[Supplied material Boundary: Start]
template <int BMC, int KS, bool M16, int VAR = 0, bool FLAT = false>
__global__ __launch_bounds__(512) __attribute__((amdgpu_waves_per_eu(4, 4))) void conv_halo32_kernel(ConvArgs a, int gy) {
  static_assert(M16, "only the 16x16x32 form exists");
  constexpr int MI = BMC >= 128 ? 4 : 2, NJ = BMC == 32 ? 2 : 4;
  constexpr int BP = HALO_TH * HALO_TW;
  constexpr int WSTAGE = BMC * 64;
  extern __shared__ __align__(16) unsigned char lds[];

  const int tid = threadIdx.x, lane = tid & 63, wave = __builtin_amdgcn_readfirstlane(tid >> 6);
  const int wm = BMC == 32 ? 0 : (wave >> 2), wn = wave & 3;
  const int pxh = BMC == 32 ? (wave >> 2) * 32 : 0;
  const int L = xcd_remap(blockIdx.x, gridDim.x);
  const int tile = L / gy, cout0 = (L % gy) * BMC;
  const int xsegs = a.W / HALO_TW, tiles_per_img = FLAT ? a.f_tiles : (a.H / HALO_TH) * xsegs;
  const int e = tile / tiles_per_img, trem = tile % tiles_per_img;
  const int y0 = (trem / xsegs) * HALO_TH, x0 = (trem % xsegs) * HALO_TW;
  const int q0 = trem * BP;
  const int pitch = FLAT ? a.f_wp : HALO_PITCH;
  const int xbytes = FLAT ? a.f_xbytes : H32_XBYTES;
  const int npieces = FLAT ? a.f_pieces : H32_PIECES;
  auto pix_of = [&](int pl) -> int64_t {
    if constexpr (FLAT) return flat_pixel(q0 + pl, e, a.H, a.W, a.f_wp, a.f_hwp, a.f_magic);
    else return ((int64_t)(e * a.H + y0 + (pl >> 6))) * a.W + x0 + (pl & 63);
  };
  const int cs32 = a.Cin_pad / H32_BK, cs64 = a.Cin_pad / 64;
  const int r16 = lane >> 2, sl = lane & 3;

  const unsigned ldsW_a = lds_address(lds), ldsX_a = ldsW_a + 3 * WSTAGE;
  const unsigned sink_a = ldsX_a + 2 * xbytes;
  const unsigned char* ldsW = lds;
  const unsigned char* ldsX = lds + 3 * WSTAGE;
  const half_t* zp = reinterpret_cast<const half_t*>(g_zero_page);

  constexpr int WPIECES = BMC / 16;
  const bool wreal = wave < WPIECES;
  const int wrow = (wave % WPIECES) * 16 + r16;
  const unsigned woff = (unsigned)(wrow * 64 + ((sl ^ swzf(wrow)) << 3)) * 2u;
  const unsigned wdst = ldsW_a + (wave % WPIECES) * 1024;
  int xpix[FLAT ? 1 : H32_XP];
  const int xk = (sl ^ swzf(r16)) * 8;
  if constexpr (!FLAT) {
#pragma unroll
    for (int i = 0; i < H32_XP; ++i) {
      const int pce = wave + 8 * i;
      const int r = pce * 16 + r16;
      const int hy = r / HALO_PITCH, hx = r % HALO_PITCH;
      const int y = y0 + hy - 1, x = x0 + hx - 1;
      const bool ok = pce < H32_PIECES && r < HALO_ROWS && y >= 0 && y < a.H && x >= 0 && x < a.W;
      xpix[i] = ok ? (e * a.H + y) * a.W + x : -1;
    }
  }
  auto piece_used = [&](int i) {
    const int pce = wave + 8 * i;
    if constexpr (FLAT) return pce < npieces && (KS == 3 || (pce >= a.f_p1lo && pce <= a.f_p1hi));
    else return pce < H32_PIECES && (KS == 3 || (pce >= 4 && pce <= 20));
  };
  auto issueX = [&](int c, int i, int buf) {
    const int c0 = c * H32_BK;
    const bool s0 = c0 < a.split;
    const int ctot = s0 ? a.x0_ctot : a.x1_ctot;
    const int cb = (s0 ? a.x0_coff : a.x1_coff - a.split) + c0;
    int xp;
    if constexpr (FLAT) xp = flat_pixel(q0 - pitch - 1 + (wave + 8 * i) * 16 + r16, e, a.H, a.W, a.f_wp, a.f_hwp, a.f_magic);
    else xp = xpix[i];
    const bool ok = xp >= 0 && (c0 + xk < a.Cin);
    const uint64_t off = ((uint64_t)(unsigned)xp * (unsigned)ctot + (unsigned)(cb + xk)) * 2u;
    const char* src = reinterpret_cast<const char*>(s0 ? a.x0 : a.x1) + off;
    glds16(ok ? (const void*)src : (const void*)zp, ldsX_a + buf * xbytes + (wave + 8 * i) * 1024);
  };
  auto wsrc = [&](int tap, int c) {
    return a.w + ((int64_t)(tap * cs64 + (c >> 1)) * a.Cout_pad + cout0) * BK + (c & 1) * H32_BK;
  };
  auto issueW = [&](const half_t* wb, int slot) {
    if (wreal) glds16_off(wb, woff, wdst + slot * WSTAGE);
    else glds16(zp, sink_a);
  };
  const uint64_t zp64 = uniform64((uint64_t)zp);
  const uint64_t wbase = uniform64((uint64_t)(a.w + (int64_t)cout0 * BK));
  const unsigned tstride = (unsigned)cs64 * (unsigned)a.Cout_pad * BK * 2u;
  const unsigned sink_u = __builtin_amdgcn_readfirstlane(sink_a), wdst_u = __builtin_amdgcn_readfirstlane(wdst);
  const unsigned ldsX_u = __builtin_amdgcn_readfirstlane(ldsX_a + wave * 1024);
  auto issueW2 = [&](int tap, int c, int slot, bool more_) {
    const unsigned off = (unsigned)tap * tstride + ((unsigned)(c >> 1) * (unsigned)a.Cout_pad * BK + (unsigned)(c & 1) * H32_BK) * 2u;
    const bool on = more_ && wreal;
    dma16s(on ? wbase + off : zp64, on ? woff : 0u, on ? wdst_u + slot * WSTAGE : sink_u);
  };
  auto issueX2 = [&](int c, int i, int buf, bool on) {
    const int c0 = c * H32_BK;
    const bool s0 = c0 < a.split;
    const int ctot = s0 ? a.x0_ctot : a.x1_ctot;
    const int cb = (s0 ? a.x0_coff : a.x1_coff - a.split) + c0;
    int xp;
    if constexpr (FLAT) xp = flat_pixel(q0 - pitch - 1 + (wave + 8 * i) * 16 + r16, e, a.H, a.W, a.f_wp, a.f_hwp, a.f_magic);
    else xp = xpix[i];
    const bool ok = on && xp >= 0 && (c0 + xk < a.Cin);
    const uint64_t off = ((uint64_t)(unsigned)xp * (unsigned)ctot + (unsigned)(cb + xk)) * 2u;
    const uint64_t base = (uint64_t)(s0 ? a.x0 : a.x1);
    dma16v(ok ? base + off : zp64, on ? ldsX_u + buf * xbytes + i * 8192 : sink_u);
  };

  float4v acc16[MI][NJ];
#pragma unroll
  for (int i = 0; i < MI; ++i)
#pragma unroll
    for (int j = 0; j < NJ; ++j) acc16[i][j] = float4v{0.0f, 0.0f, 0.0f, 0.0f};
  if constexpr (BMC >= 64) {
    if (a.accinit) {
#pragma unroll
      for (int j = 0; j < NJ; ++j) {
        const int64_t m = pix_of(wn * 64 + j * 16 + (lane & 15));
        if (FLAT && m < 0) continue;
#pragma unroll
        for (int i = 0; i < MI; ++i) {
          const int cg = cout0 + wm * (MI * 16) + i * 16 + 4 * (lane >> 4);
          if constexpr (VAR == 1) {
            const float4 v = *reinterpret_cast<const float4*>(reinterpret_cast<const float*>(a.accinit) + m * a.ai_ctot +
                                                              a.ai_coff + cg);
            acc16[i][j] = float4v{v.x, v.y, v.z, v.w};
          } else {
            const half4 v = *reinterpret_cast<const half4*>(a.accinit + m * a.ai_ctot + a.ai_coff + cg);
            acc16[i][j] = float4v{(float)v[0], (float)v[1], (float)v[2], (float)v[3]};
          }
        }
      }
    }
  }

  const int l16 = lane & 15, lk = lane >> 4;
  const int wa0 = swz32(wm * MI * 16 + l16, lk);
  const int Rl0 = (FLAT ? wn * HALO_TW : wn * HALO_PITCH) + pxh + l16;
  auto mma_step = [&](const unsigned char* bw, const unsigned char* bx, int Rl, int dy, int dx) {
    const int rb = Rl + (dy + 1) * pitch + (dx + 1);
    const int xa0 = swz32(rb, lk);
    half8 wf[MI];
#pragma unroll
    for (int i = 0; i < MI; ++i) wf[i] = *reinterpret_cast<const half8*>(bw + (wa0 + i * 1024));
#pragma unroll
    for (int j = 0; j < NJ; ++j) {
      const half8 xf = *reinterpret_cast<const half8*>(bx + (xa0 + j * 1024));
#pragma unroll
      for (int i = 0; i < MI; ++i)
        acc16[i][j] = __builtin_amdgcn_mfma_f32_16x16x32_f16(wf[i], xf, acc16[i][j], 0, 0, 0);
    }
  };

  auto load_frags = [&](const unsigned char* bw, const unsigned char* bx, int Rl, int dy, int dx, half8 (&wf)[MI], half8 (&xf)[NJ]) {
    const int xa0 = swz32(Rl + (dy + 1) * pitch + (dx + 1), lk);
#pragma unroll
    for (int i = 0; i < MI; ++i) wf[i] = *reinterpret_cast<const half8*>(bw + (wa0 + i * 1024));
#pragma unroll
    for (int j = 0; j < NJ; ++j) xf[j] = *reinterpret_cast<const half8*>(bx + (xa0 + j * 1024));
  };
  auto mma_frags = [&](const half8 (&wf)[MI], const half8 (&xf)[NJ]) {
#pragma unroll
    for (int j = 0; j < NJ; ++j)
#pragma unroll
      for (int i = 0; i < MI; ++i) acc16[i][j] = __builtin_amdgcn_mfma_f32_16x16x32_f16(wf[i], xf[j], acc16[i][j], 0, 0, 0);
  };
[Supplied material Boundary: End]
[Supplied material Boundary: Start]
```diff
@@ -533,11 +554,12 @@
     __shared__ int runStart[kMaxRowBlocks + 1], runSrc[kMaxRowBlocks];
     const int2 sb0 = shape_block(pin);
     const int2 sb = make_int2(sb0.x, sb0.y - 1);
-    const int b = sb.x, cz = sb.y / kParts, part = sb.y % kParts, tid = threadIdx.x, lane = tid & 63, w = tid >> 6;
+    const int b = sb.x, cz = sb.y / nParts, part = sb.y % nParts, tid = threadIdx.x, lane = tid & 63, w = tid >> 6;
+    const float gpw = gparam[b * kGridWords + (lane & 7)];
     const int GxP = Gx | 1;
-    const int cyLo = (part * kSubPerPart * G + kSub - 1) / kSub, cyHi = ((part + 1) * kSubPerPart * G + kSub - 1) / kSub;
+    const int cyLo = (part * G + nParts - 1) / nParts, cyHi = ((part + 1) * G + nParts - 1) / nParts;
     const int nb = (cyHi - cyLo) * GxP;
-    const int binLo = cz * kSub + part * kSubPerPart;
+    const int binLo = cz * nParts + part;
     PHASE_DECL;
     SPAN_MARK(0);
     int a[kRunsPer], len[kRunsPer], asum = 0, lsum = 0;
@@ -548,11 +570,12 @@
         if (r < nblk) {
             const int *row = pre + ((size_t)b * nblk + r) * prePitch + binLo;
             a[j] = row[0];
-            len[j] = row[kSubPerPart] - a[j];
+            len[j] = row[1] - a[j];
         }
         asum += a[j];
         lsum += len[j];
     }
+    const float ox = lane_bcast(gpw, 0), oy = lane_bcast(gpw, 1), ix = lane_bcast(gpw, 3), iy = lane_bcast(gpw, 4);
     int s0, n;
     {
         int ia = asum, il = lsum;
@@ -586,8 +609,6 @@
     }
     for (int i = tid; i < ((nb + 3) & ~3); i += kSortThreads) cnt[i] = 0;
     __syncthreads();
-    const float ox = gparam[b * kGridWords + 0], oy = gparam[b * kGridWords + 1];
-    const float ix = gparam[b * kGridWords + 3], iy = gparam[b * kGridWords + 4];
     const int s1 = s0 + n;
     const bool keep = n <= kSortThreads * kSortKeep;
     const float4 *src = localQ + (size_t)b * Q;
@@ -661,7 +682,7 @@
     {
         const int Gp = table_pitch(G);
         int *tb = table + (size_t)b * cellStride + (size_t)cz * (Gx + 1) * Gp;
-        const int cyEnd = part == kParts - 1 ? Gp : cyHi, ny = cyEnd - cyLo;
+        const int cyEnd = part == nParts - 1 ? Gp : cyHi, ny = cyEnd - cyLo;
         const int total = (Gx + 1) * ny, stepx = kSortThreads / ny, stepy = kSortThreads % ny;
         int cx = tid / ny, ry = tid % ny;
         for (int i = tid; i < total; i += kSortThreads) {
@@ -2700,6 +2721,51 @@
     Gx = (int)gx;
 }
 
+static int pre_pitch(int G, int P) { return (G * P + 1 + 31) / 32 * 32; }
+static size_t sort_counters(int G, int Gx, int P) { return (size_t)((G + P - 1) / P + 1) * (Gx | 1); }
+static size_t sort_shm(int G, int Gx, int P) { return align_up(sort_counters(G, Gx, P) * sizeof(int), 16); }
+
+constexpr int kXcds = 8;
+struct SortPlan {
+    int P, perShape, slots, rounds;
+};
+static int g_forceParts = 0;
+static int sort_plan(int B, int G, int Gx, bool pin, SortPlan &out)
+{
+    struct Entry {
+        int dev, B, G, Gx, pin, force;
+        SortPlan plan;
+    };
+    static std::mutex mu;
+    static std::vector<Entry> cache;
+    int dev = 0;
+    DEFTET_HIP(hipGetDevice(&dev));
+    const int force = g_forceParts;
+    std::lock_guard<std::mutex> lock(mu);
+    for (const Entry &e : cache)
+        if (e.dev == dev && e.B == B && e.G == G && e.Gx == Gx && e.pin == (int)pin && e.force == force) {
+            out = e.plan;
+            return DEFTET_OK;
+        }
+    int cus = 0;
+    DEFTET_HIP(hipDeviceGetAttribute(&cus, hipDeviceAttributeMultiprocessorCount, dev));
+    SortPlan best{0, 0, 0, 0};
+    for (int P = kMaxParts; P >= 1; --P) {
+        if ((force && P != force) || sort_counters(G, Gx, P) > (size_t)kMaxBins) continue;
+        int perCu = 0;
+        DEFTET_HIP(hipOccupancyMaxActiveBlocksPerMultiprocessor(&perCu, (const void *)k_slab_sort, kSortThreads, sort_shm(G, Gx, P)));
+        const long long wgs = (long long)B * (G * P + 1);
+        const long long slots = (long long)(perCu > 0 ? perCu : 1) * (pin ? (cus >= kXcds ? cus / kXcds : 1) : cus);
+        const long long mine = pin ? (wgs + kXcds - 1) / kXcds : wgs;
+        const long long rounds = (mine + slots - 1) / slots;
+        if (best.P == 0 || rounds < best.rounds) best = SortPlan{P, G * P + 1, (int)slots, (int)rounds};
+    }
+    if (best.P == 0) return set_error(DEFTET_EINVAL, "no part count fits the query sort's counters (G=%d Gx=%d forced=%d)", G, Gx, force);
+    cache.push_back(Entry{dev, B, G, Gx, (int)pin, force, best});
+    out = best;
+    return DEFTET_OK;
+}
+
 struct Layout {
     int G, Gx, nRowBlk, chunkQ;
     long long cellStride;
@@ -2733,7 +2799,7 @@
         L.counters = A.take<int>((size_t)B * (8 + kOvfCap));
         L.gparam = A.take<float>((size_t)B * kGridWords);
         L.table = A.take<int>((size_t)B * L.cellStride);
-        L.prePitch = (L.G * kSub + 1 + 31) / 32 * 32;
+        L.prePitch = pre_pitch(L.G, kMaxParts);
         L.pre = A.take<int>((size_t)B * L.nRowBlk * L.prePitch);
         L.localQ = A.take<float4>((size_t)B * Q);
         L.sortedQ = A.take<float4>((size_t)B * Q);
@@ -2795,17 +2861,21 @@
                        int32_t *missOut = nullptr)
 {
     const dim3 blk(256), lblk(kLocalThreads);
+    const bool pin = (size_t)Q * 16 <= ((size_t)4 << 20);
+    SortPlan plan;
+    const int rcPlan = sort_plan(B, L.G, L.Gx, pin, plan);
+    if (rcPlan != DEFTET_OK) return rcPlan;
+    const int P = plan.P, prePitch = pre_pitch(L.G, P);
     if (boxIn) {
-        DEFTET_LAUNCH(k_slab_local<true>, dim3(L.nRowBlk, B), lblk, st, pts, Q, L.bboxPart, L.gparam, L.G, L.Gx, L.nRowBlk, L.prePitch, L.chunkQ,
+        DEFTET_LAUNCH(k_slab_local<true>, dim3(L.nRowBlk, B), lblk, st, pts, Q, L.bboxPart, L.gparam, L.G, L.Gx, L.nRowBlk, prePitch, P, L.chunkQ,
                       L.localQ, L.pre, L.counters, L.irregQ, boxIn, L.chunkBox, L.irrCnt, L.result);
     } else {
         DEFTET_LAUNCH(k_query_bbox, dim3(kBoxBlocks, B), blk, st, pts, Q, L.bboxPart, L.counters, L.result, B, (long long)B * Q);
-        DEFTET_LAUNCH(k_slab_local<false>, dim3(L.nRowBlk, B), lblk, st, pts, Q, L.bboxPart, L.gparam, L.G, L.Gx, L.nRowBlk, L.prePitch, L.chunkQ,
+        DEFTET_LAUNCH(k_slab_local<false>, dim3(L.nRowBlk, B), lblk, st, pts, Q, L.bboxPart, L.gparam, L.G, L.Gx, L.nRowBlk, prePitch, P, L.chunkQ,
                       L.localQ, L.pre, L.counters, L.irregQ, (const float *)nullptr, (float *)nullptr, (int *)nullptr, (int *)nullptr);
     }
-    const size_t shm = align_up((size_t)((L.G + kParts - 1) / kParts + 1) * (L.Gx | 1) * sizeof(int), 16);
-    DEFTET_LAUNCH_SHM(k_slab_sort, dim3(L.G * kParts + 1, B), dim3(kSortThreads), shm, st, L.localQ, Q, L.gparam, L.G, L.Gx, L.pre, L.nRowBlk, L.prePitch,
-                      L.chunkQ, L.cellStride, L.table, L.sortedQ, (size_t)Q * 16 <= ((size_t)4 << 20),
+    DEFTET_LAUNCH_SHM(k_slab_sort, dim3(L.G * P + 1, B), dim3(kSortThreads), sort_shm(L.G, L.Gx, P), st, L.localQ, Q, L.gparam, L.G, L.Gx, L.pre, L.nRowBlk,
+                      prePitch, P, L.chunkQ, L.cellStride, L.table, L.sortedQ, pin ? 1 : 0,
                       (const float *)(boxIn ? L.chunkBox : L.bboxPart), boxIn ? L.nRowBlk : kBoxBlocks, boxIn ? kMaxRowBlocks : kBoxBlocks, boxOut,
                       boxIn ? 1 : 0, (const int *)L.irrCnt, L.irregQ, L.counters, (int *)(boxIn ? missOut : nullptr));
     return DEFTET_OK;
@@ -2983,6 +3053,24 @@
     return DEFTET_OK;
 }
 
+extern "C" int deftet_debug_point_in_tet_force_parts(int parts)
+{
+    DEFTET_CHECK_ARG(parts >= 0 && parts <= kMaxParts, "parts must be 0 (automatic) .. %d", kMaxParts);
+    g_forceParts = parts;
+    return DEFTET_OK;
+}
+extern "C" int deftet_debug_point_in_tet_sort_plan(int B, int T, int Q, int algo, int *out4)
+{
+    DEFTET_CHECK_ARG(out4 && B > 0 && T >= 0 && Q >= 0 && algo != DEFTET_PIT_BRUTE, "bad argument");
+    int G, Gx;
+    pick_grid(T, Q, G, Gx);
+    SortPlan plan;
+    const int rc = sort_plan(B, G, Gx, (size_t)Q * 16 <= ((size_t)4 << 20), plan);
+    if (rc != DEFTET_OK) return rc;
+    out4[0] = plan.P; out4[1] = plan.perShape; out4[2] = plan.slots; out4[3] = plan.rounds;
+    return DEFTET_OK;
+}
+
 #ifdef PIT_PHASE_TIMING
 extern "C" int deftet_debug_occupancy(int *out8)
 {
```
[Supplied material Boundary: End]
## Work required
Report each line in the data above that holds the word "cyEnd" by copying it.

## Result below
-        const int cyEnd = part == kParts - 1 ? Gp : cyHi, ny = cyEnd - cyLo;
+        const int cyEnd = part == nParts - 1 ? Gp : cyHi, ny = cyEnd - cyLo;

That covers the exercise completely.